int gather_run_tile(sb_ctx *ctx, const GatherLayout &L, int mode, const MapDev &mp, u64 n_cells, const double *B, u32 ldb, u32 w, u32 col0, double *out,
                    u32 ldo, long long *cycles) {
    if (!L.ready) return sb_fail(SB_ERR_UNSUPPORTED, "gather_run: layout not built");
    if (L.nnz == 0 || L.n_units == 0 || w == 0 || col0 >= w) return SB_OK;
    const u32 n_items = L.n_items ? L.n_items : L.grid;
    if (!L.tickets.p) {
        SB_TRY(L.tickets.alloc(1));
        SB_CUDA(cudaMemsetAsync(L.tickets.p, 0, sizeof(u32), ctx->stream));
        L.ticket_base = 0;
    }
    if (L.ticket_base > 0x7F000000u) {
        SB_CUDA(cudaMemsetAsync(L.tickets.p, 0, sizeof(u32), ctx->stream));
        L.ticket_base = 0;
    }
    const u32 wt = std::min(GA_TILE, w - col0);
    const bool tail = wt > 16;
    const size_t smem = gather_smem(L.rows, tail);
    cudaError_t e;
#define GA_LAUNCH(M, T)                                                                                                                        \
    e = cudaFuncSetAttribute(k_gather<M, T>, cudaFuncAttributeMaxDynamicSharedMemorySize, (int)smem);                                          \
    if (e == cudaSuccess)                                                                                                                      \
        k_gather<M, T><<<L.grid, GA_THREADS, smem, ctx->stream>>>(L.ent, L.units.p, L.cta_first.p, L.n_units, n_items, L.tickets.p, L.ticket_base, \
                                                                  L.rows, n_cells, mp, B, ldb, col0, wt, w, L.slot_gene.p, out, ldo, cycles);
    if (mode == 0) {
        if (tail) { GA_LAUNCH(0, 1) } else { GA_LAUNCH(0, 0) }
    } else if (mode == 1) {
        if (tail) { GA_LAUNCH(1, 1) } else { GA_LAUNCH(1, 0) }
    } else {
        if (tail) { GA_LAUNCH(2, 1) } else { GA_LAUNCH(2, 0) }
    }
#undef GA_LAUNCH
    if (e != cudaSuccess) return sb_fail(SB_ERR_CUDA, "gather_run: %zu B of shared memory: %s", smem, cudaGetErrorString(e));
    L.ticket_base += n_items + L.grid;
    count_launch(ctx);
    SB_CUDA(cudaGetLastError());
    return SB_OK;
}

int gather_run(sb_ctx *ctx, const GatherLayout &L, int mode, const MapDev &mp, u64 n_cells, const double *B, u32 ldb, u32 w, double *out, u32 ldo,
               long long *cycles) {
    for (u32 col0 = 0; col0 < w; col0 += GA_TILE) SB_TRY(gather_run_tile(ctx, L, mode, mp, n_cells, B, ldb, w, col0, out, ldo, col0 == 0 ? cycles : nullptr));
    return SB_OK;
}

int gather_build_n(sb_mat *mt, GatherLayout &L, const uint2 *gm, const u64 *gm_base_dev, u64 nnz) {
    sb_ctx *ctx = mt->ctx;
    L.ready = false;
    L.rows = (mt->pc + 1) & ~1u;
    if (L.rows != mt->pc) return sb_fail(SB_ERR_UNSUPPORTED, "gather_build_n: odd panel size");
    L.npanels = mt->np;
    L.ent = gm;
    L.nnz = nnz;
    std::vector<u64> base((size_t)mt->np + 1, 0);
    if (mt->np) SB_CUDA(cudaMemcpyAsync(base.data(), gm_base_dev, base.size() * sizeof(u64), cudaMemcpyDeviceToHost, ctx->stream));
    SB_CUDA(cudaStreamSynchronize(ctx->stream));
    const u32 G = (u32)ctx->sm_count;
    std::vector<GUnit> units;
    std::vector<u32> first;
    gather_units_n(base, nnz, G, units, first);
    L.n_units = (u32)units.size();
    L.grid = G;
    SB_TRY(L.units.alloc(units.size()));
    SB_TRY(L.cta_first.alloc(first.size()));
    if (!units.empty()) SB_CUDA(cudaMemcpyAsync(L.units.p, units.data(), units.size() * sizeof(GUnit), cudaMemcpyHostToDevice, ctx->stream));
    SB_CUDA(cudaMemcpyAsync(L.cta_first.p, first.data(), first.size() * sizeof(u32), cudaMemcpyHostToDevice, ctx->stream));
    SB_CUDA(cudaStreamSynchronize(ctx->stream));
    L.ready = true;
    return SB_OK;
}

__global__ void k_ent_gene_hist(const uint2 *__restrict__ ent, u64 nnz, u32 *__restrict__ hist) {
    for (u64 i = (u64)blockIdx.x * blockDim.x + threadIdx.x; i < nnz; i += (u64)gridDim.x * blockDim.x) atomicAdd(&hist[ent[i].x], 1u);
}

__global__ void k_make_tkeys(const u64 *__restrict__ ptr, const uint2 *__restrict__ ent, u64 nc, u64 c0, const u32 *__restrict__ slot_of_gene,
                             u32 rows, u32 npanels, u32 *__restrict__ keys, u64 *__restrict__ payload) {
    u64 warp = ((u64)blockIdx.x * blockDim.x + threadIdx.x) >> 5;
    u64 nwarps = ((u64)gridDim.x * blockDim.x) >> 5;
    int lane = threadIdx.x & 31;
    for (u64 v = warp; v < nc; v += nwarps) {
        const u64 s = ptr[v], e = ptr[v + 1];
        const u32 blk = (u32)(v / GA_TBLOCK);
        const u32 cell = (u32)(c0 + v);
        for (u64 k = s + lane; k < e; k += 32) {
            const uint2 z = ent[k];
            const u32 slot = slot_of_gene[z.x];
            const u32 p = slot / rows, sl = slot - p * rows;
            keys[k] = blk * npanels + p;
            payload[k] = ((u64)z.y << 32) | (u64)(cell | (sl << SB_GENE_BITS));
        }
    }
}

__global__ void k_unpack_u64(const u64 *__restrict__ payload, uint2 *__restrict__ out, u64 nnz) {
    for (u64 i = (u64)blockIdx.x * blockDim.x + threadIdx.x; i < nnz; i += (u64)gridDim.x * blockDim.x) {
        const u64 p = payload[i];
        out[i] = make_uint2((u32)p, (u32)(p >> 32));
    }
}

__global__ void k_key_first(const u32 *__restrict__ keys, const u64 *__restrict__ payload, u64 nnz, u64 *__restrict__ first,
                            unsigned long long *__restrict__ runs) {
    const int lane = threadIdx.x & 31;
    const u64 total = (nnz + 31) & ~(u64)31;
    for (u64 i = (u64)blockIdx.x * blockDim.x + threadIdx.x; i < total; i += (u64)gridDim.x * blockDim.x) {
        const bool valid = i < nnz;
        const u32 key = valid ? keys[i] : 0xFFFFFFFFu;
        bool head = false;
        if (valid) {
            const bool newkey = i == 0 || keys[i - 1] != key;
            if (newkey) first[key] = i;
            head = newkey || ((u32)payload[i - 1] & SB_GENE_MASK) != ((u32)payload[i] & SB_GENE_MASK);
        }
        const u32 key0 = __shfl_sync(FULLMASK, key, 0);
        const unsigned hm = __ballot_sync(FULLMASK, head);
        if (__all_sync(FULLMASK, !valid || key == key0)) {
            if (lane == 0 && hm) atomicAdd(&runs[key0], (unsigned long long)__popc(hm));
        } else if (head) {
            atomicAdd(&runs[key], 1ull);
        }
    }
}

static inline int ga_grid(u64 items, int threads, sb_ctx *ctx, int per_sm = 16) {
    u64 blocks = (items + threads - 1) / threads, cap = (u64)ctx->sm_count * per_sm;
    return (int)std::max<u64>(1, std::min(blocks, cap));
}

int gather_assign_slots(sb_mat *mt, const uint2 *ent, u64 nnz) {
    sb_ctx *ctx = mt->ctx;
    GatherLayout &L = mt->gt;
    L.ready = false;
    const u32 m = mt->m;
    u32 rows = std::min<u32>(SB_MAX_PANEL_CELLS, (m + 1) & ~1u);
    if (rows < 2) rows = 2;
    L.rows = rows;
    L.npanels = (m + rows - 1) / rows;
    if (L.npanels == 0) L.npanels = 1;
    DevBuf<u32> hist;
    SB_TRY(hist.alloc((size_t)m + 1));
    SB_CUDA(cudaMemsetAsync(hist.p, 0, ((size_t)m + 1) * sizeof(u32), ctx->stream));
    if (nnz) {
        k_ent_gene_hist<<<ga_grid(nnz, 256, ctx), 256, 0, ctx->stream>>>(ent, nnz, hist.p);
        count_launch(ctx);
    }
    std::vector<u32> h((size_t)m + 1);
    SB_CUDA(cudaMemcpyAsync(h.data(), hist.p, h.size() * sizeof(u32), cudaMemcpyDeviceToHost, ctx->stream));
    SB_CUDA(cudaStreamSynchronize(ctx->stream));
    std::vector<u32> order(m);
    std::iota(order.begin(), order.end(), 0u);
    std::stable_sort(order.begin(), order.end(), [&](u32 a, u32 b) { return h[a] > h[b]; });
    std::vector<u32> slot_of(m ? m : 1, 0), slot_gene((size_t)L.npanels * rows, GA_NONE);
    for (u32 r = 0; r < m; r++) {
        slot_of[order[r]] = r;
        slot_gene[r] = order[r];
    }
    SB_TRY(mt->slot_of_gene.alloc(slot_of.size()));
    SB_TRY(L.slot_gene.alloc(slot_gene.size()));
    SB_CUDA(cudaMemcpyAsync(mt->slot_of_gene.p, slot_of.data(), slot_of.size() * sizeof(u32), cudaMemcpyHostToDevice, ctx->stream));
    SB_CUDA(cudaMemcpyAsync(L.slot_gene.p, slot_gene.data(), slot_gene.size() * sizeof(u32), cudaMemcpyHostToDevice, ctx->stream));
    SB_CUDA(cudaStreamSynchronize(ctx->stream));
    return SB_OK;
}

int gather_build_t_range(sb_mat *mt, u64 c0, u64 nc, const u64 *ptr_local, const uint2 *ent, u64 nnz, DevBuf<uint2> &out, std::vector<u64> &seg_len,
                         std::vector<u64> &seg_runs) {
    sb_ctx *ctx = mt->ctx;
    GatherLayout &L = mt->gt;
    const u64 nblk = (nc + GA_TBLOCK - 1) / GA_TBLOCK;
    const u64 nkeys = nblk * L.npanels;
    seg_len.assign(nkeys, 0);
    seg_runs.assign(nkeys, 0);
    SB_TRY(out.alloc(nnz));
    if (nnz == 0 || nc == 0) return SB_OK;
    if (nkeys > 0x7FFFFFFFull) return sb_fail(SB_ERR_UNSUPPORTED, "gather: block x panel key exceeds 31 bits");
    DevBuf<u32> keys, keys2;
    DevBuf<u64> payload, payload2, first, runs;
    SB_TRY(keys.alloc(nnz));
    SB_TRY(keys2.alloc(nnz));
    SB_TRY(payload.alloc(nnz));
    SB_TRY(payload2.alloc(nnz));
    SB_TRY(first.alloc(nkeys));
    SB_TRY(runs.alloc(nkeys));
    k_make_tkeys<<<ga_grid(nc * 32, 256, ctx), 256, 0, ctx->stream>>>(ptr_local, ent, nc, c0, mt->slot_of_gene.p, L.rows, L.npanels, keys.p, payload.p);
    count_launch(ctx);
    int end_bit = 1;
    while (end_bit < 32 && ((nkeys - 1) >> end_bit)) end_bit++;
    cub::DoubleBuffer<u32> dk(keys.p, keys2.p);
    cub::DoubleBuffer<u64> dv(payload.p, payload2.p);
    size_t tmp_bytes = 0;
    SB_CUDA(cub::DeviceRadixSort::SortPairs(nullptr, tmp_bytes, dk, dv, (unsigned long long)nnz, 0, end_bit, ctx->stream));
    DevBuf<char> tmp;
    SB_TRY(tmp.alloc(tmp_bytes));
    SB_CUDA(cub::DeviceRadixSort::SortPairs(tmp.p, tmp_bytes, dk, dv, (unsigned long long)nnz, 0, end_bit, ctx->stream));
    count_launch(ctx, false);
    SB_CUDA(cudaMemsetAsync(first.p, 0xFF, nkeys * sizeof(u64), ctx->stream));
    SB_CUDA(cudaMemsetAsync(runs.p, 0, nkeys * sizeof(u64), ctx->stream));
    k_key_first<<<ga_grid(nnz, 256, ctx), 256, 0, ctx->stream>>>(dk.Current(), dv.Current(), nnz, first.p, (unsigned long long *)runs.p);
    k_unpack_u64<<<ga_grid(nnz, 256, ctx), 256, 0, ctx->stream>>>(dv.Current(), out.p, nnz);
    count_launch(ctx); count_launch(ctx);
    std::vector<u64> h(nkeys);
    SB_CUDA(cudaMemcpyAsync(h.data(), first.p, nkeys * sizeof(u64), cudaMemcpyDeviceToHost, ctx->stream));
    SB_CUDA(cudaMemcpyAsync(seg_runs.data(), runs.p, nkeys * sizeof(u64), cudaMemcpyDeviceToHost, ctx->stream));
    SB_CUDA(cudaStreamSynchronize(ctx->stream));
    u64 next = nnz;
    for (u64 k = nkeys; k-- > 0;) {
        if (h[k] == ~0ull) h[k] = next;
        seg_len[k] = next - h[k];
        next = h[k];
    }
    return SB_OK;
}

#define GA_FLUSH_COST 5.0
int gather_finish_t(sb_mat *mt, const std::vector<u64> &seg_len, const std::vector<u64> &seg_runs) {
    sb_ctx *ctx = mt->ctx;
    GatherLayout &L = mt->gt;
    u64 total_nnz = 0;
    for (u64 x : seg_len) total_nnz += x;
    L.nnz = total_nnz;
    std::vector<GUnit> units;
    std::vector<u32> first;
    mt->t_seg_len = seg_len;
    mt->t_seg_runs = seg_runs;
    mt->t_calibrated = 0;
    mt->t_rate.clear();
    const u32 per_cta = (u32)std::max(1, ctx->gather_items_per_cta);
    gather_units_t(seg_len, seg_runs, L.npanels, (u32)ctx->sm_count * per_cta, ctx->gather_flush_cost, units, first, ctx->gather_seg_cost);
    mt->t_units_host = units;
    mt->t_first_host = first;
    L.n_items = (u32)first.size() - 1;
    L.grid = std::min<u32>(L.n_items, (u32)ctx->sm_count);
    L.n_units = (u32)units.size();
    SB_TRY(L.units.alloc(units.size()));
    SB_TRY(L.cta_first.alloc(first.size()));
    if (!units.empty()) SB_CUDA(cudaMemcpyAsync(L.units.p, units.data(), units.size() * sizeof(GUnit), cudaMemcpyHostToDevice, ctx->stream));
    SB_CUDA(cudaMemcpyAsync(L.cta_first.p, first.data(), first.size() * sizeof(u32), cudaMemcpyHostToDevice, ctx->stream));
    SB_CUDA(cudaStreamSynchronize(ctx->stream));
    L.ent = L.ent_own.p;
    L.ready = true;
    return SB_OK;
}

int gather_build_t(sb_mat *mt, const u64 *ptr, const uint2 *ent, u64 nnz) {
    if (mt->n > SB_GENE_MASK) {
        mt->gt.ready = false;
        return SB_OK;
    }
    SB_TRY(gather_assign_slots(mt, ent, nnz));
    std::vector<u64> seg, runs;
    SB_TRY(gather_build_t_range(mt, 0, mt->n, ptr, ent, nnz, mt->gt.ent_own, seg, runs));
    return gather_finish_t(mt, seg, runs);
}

### Problem to work on
What you output must match the lines from the beginning of the material through the line with "const u32 wt" exactly, both ends included.

### Response to the task
int gather_run_tile(sb_ctx *ctx, const GatherLayout &L, int mode, const MapDev &mp, u64 n_cells, const double *B, u32 ldb, u32 w, u32 col0, double *out,
                    u32 ldo, long long *cycles) {
    if (!L.ready) return sb_fail(SB_ERR_UNSUPPORTED, "gather_run: layout not built");
    if (L.nnz == 0 || L.n_units == 0 || w == 0 || col0 >= w) return SB_OK;
    const u32 n_items = L.n_items ? L.n_items : L.grid;
    if (!L.tickets.p) {
        SB_TRY(L.tickets.alloc(1));
        SB_CUDA(cudaMemsetAsync(L.tickets.p, 0, sizeof(u32), ctx->stream));
        L.ticket_base = 0;
    }
    if (L.ticket_base > 0x7F000000u) {
        SB_CUDA(cudaMemsetAsync(L.tickets.p, 0, sizeof(u32), ctx->stream));
        L.ticket_base = 0;
    }
    const u32 wt = std::min(GA_TILE, w - col0);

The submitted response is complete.